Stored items

....

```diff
@@ -856,6 +895,23 @@
     const bool relu = flags & CBW_EPI_RELU;
     const bool has_res = a.res != nullptr;
     const bool res_split = flags & CBW_EPI_RES_SPLIT, res_f32 = flags & CBW_EPI_RES_F32;
+    if constexpr (ROWS) {
+        if (rowmap) {
+            if (tid < BM) {
+                int n, oh, ow, grp, m = -1;
+                if (m0 + tid < a.M) {
+                    p8_row_pixel(m0 + tid, a.N, a.Ho, a.Wo, a.p8_g, n, oh, ow, grp);
+                    m = (n * a.Ho + oh) * a.Wo + ow;
+                }
+                ((int*)smem)[tid] = m;
+            }
+            __syncthreads();
+        }
+    }
+    auto row_m = [&](int f) {
+        if (ROWS && rowmap) return ((const int*)smem)[wr * 128 + f * 16 + fr];
+        return m0 + wr * 128 + f * 16 + fr;
+    };
 #pragma unroll
     for (int ni = 0; ni < 2; ++ni) {
         const int col = n0 + ni * (BN / 2) + wc * 32 + fq * 8;
@@ -868,7 +924,7 @@
         if (has_res) {
 #pragma unroll
             for (int f = 0; f < 8; ++f) {
-                const int mc = min(m0 + wr * 128 + f * 16 + fr, a.M - 1);
+                const int mc = (ROWS && rowmap) ? max(row_m(f), 0) : min(row_m(f), a.M - 1);
                 if (res_f32) {
                     const float* rp = (const float*)a.res + (int64_t)mc * a.res_ld + col;
                     rw0[f] = *(const uint4*)rp;
@@ -882,8 +938,8 @@
         }
 #pragma unroll
         for (int f = 0; f < 8; ++f) {
-            const int m = m0 + wr * 128 + f * 16 + fr;
-            if (m >= a.M) continue;
+            const int m = row_m(f);
+            if ((ROWS && rowmap) ? m < 0 : m >= a.M) continue;
             float v[8];
 #pragma unroll
             for (int j = 0; j < 2; ++j)
@@ -915,9 +971,20 @@
     }
 }
 
+int p8_rowgroup(const ConvArgs& a, int BM) {
+    const char* e = getenv("CBW_P8_ROWSKIP");
+    if ((e && atoi(e) == 0) || a.N <= 0 || (int64_t)a.N * a.Ho * a.Wo != a.M) return 0;
+    const char* ge = getenv("CBW_P8_ROWGROUP");
+    int G = ge ? atoi(ge) : 0;
+    if (G <= 0) G = p8_default_rowgroup(a.Wo, BM);
+    return G < a.N ? G : a.N;
+}
+
 template <int KH, int KW, int BN = 256>
-hipError_t launch_p8(const ConvArgs& a, hipStream_t st) {
+hipError_t launch_p8(const ConvArgs& a0, hipStream_t st) {
     using S = P8Shape<BN>;
+    ConvArgs a = a0;
+    a.p8_g = KH * KW > 1 ? p8_rowgroup(a, S::BM) : 0;
     if (BN != 256) {
         static const hipError_t attr = hipFuncSetAttribute((const void*)conv_igemm_p8<KH, KW, BN>,
                                                            hipFuncAttributeMaxDynamicSharedMemorySize, 2 * S::BUF);
diff --git a/enhance-cb-whisper_amd/csrc/p8_rowmap.h b/enhance-cb-whisper_amd/csrc/p8_rowmap.h
--- /dev/null
+++ b/enhance-cb-whisper_amd/csrc/p8_rowmap.h
@@ -0,0 +1,40 @@
+#pragma once
+
+#if defined(__HIPCC__)
+#define CBW_HD __host__ __device__ __forceinline__
+#else
+#define CBW_HD inline
+#endif
+
+CBW_HD void p8_row_pixel(int L, int N, int Ho, int Wo, int G, int& n, int& oh, int& ow, int& grp) {
+    if (G > N) G = N;
+    grp = L / (G * Ho * Wo);
+    const int l = L - grp * (G * Ho * Wo);
+    const int left = N - grp * G;
+    const int rowlen = (left < G ? left : G) * Wo;
+    oh = l / rowlen;
+    const int rem = l - oh * rowlen;
+    const int p = rem / Wo;
+    ow = rem - p * Wo;
+    n = grp * G + p;
+}
+
+CBW_HD void p8_kh_range(int oh_first, int oh_last, bool same_group, int H, int sh, int ph, int KH, int& kh_lo,
+                        int& kh_hi) {
+    kh_lo = 0;
+    kh_hi = KH;
+    if (!same_group) return;
+    const int lo = ph - oh_last * sh, hi = H + ph - oh_first * sh;
+    const int clo = lo > 0 ? lo : 0, chi = hi < KH ? hi : KH;
+    if (clo < chi) {
+        kh_lo = clo;
+        kh_hi = chi;
+    }
+}
+
+inline int p8_default_rowgroup(int Wo, int BM) {
+    for (int G = 1; G <= 64; ++G)
+        if ((G * Wo) % BM == 0) return G;
+    const int G = 9 * BM / Wo;
+    return G > 0 ? G : 1;
+}
```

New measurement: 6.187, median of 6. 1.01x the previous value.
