+constexpr uint64_t pack_b_tree( int from, int to )
+{
+  uint64_t r = 0;
+  for ( int e = from; e < to; e++ ) {
+    const int v = kBModeTree[e];
+    r |= static_cast<uint64_t>( v > 0 ? v : ( 32 - v ) ) << ( 6 * ( e - from ) );
+  }
+  return r;
+}
+constexpr uint64_t kBTreeLo = pack_b_tree( 0, 10 ), kBTreeHi = pack_b_tree( 10, 18 );
+
+AA_HD inline uint32_t byte_of( uint32_t w, uint32_t k ) { return ( w >> ( 8u * k ) ) & 0xFFu; }
+
+struct DirectMem {
+  static AA_HD inline V16 stream16( uintptr_t a ) { return *reinterpret_cast<const AA_GLOBAL V16 *>( a ); }
+  static AA_HD inline uint32_t load4( uintptr_t a ) { return *reinterpret_cast<const AA_GLOBAL uint32_t *>( a ); }
+  static AA_HD inline V8 load8( uintptr_t a ) { return *reinterpret_cast<const AA_GLOBAL V8 *>( a ); }
+  static AA_HD inline void store16( uintptr_t a, const V16 & v ) { *reinterpret_cast<AA_GLOBAL V16 *>( a ) = v; }
+  static AA_HD inline void store8( uintptr_t a, unsigned long long v ) { *reinterpret_cast<AA_GLOBAL unsigned long long *>( a ) = v; }
+  static AA_HD inline void store4( uintptr_t a, uint32_t v ) { *reinterpret_cast<AA_GLOBAL uint32_t *>( a ) = v; }
+  static AA_HD inline void store1( uintptr_t a, uint32_t v ) { *reinterpret_cast<AA_GLOBAL uint8_t *>( a ) = static_cast<uint8_t>( v ); }
+};
+
+template <class Mem>
+class BoolReader16
+{
+  uintptr_t chunk0_ = 0, idle_ = 0;
+  uint32_t next_ = 0, lim_ = 0;
+  int left_ = 0;
+  uint32_t q0_ = 0, q1_ = 0, q2_ = 0, q3_ = 0, nq_ = 0;
+  uint32_t w_ = 0, nb_ = 0;
+  uint32_t value_ = 0;
+  int count_ = 0;
+  uint32_t range_ = 255;
+
+  AA_HD inline uint32_t next_word()
+  {
+    if ( nq_ == 0 ) {
+      const V16 c = Mem::stream16( next_ < lim_ ? chunk0_ + next_ : idle_ );
+      q0_ = c.x; q1_ = c.y; q2_ = c.z; q3_ = c.w; nq_ = 4;
+      next_ += 16;
+    }
+    const uint32_t w = q0_;
+    q0_ = q1_; q1_ = q2_; q2_ = q3_; nq_--;
+    return w;
+  }
+  AA_HD inline uint32_t next_byte()
+  {
+    if ( nb_ == 0 ) { w_ = next_word(); nb_ = 4; }
+    const uint32_t byte = left_ > 0 ? ( w_ & 0xFFu ) : 0u;
+    w_ >>= 8; nb_--; left_--;
+    return byte;
+  }
+
+public:
+  AA_HD BoolReader16() {}
+  AA_HD void resume( const uint8_t * base, uint32_t size, const BoolState & st, uintptr_t idle )
+  {
+    const uintptr_t b = reinterpret_cast<uintptr_t>( base ), a = b + ( st.bitpos >> 3 );
+    const uint32_t r = st.bitpos & 7;
+    idle_ = idle;
+    chunk0_ = a & ~static_cast<uintptr_t>( 15 );
+    const long long lim = static_cast<long long>( b + size ) - static_cast<long long>( chunk0_ );
+    lim_ = lim > 0 ? static_cast<uint32_t>( lim ) : 0u;
+    left_ = static_cast<int>( size ) - static_cast<int>( st.bitpos >> 3 );
+    range_ = st.range;
+    next_ = 0; nq_ = 0;
+    for ( uint32_t k = static_cast<uint32_t>( a >> 2 ) & 3u; k; k-- ) next_word();
+    w_ = next_word() >> ( 8u * static_cast<uint32_t>( a & 3u ) ); nb_ = 4u - static_cast<uint32_t>( a & 3u );
+    uint32_t bits = 0;
+    for ( int k = 0; k < 3; k++ ) bits = ( bits << 8 ) | next_byte();
+    value_ = ( static_cast<uint32_t>( st.active ) << 24 ) | ( ( bits << r ) & 0xFFFFFFu );
+    count_ = 24 - static_cast<int>( r );
+  }
+  AA_HD inline int get( const uint32_t prob )
+  {
+    const uint32_t split = 1 + ( ( ( range_ - 1 ) * prob ) >> 8 );
+    if ( count_ < 0 ) {
+      value_ |= next_byte() << ( 16 - count_ );
+      count_ += 8;
+    }
+    const uint32_t bigsplit = split << 24;
+    int bit;
+    uint32_t range;
+    if ( value_ >= bigsplit ) { range = range_ - split; value_ -= bigsplit; bit = 1; }
+    else { range = split; bit = 0; }
+    const int shift = __builtin_clz( range ) - 24;
+    range_ = range << shift;
+    value_ <<= shift;
+    count_ -= shift;
+    return bit;
+  }
+};
+
+struct Neighbour { uint32_t w0 = 0, w1 = 0, t = 0; };
+
+AA_HD inline uint32_t pack_mv( Mv m ) { return static_cast<uint16_t>( m.x ) | ( static_cast<uint32_t>( static_cast<uint16_t>( m.y ) ) << 16 ); }
+AA_HD inline Mv unpack_mv( uint32_t p ) { Mv m; m.x = static_cast<int16_t>( p & 0xFFFFu ); m.y = static_cast<int16_t>( p >> 16 ); return m; }
+AA_HD inline uint32_t negate_mv( uint32_t p ) { return ( ( 0u - p ) & 0xFFFFu ) | ( ( 0u - ( p >> 16 ) ) << 16 ); }
+AA_HD inline uint32_t add_mv( uint32_t a, uint32_t b ) { return ( ( a + b ) & 0xFFFFu ) | ( ( ( a >> 16 ) + ( b >> 16 ) ) << 16 ); }
+
+struct Census { uint32_t s0 = 0, s1 = 0, s2 = 0, s3 = 0, c1 = 0, c2 = 0, c3 = 0, idx = 0, split = 0; };
+
+struct LaneParams {
+  uint32_t mbw, mbh;
+  uint32_t probs;
+  uint32_t y_mode_probs, uv_mode_probs, seg_tree_probs;
+  uint32_t fadj_ref, fadj_mode;
+  uint32_t seg_level_lo, seg_level_hi;
+  bool key, seg_update, skip_enabled, flip_golden, flip_alt, lf_on, fadj_on;
+};
+template <class P>
+AA_HD inline LaneParams lane_params( P fp )
+{
+  LaneParams L;
+  L.mbw = fp->mbw; L.mbh = fp->mbh;
+  L.probs = fp->prob_skip | ( fp->prob_inter << 8 ) | ( fp->prob_last << 16 ) | ( static_cast<uint32_t>( fp->prob_golden ) << 24 );
+  L.y_mode_probs = fp->y_mode_probs[0] | ( fp->y_mode_probs[1] << 8 ) | ( fp->y_mode_probs[2] << 16 ) | ( static_cast<uint32_t>( fp->y_mode_probs[3] ) << 24 );
+  L.uv_mode_probs = fp->uv_mode_probs[0] | ( fp->uv_mode_probs[1] << 8 ) | ( fp->uv_mode_probs[2] << 16 );
+  L.seg_tree_probs = fp->seg_tree_probs[0] | ( fp->seg_tree_probs[1] << 8 ) | ( fp->seg_tree_probs[2] << 16 );
+  L.fadj_ref = L.fadj_mode = 0;
+  for ( int k = 0; k < 4; k++ ) {
+    L.fadj_ref |= static_cast<uint32_t>( static_cast<uint8_t>( fp->fadj_ref[k] ) ) << ( 8 * k );
+    L.fadj_mode |= static_cast<uint32_t>( static_cast<uint8_t>( fp->fadj_mode[k] ) ) << ( 8 * k );
+  }
+  L.seg_level_lo = static_cast<uint16_t>( fp->seg_level[0] ) | ( static_cast<uint32_t>( static_cast<uint16_t>( fp->seg_level[1] ) ) << 16 );
+  L.seg_level_hi = static_cast<uint16_t>( fp->seg_level[2] ) | ( static_cast<uint32_t>( static_cast<uint16_t>( fp->seg_level[3] ) ) << 16 );
+  L.key = fp->key != 0; L.seg_update = fp->seg_enabled && fp->seg_update_map; L.skip_enabled = fp->skip_enabled != 0;
+  L.flip_golden = fp->sign_bias_golden != 0; L.flip_alt = fp->sign_bias_alt != 0;
+  L.lf_on = fp->loop_filter_level != 0; L.fadj_on = fp->fadj_enabled != 0;
+  return L;
+}
+
+AA_HD inline bool lane_mv_flipped( const LaneParams & L, uint32_t ref_frame )
+{
+  return ( ref_frame == GOLDEN_FRAME && L.flip_golden ) || ( ref_frame == ALTREF_FRAME && L.flip_alt );
+}
+
+AA_HD inline Census consider( Census C, const LaneParams & L, bool my_flip, const Neighbour & nb, bool there, uint32_t weight )
+{
+  const bool counts = there && ( nb.w1 & AA_MB_INTER );
+  uint32_t mv = nb.t;
+  if ( lane_mv_flipped( L, byte_of( nb.w0, 2 ) ) != my_flip ) mv = negate_mv( mv );
+  const bool zero = mv == 0;
+  const uint32_t cur = C.idx == 1 ? C.c1 : ( C.idx == 2 ? C.c2 : ( C.idx == 3 ? C.c3 : 0u ) );
+  const uint32_t idx = C.idx + ( counts && !zero && mv != cur ? 1u : 0u );
+  const bool cand = counts && !zero;
+  Census R = C;
+  R.idx = idx;
+  R.s0 += counts && zero ? weight : 0u;
+  R.s1 += cand && idx == 1 ? weight : 0u; R.c1 = cand && idx == 1 ? mv : C.c1;
+  R.s2 += cand && idx == 2 ? weight : 0u; R.c2 = cand && idx == 2 ? mv : C.c2;
+  R.s3 += cand && idx == 3 ? weight : 0u; R.c3 = cand && idx == 3 ? mv : C.c3;
+  R.split += counts && byte_of( nb.w0, 0 ) == SPLITMV ? weight : 0u;
+  return R;
+}
+
+AA_HD inline uint32_t lane_lf_level( const LaneParams & L, uint32_t segment_id, uint32_t ref_frame, uint32_t y_mode )
+{
+  if ( !L.lf_on ) return 0;
+  const uint32_t pair = segment_id & 2u ? L.seg_level_hi : L.seg_level_lo;
+  int level = static_cast<int16_t>( segment_id & 1u ? pair >> 16 : pair & 0xFFFFu );
+  if ( L.fadj_on ) {
+    level += static_cast<int8_t>( byte_of( L.fadj_ref, ref_frame ) );
+    uint32_t k = 2;
+    if ( ref_frame == CURRENT_FRAME ) k = 0;
+    else if ( y_mode == ZEROMV ) k = 1;
+    else if ( y_mode == SPLITMV ) k = 3;
+    if ( ref_frame != CURRENT_FRAME || y_mode == B_PRED ) level += static_cast<int8_t>( byte_of( L.fadj_mode, k ) );
+  }
+  return static_cast<uint32_t>( level <= 0 ? 0 : ( level > 63 ? 63 : level ) );
+}
+
+template <class BD>
+AA_HD inline uint32_t read_b_mode( BD & bd, uint32_t pa, uint32_t pb, uint32_t pc )
+{
+  uint32_t i = 0;
+  for ( ;; ) {
+    const uint32_t node = i >> 1;
+    const uint32_t word = node < 4 ? pa : ( node < 8 ? pb : pc );
+    const uint32_t e = i + static_cast<uint32_t>( bd.get( byte_of( word, node & 3u ) ) );
+    const uint32_t code = static_cast<uint32_t>( e < 10 ? kBTreeLo >> ( 6u * e ) : kBTreeHi >> ( 6u * ( e - 10u ) ) ) & 63u;
+    if ( code & 32u ) return code & 31u;
+    i = code;
+  }
+}
+
+template <class BD>
+AA_HD inline uint32_t read_mv_component_dev( BD & bd, const uint8_t * p )
+{
+  enum { MV_IS_SHORT, SIGN, SHORT, BITS = SHORT + 8 - 1, MV_LONG_BITS = 10 };
+  int x = 0;
+  if ( bd.get( p[MV_IS_SHORT] ) ) {
+    unsigned long long order = 0x456789210ull;
+#if defined( __HIP_DEVICE_COMPILE__ )
+#pragma nounroll
+#endif
+    for ( int k = 0; k < 9; k++, order >>= 4 ) { const int i = static_cast<int>( order & 15u ); x += bd.get( p[BITS + i] ) << i; }
+    if ( !( x & 0xFFF0 ) || bd.get( p[BITS + 3] ) ) x += 8;
+  } else {
+    const int b0 = bd.get( p[SHORT] );
+    const int b1 = bd.get( p[SHORT + 1 + 3 * b0] );
+    const int b2 = bd.get( p[SHORT + 2 + 3 * b0 + b1] );
+    x = ( b0 << 2 ) | ( b1 << 1 ) | b2;
+  }
+  x <<= 1;
+  if ( x && bd.get( p[SIGN] ) ) x = -x;
+  return static_cast<uint32_t>( x ) & 0xFFFFu;
+}
+template <class BD>
+AA_HD inline uint32_t read_mv_dev( BD & bd, const LaneTables & LT )
+{
+  uint32_t m = 0;
+#if defined( __HIP_DEVICE_COMPILE__ )
+#pragma nounroll
+#endif
+  for ( uint32_t c = 0; c < 2; c++ ) m = ( m << 16 ) | read_mv_component_dev( bd, LT.mv_probs[c] );
+  return m;
+}
+
+template <class Mem>
+struct FlagGather {
+  uint32_t acc = 0, n = 0;
+  AA_HD inline void put( uintptr_t base, uint32_t idx, uint32_t flags, bool last_of_run )
+  {
+    const uint32_t pos = idx & 3u;
+    acc |= flags << ( 8u * pos ); n++;
+    if ( pos == 3u || last_of_run ) {
+      if ( n == 4u ) Mem::store4( base + idx - 3u, acc );
+      else for ( uint32_t k = 0; k < n; k++ ) Mem::store1( base + idx - ( n - 1u ) + k, byte_of( acc, pos - ( n - 1u ) + k ) );
+      acc = 0; n = 0;
+    }
+  }
+};
+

....

For the records above, state the number of lines holding the string "Neighbour", without further comment.

» Answer space:
2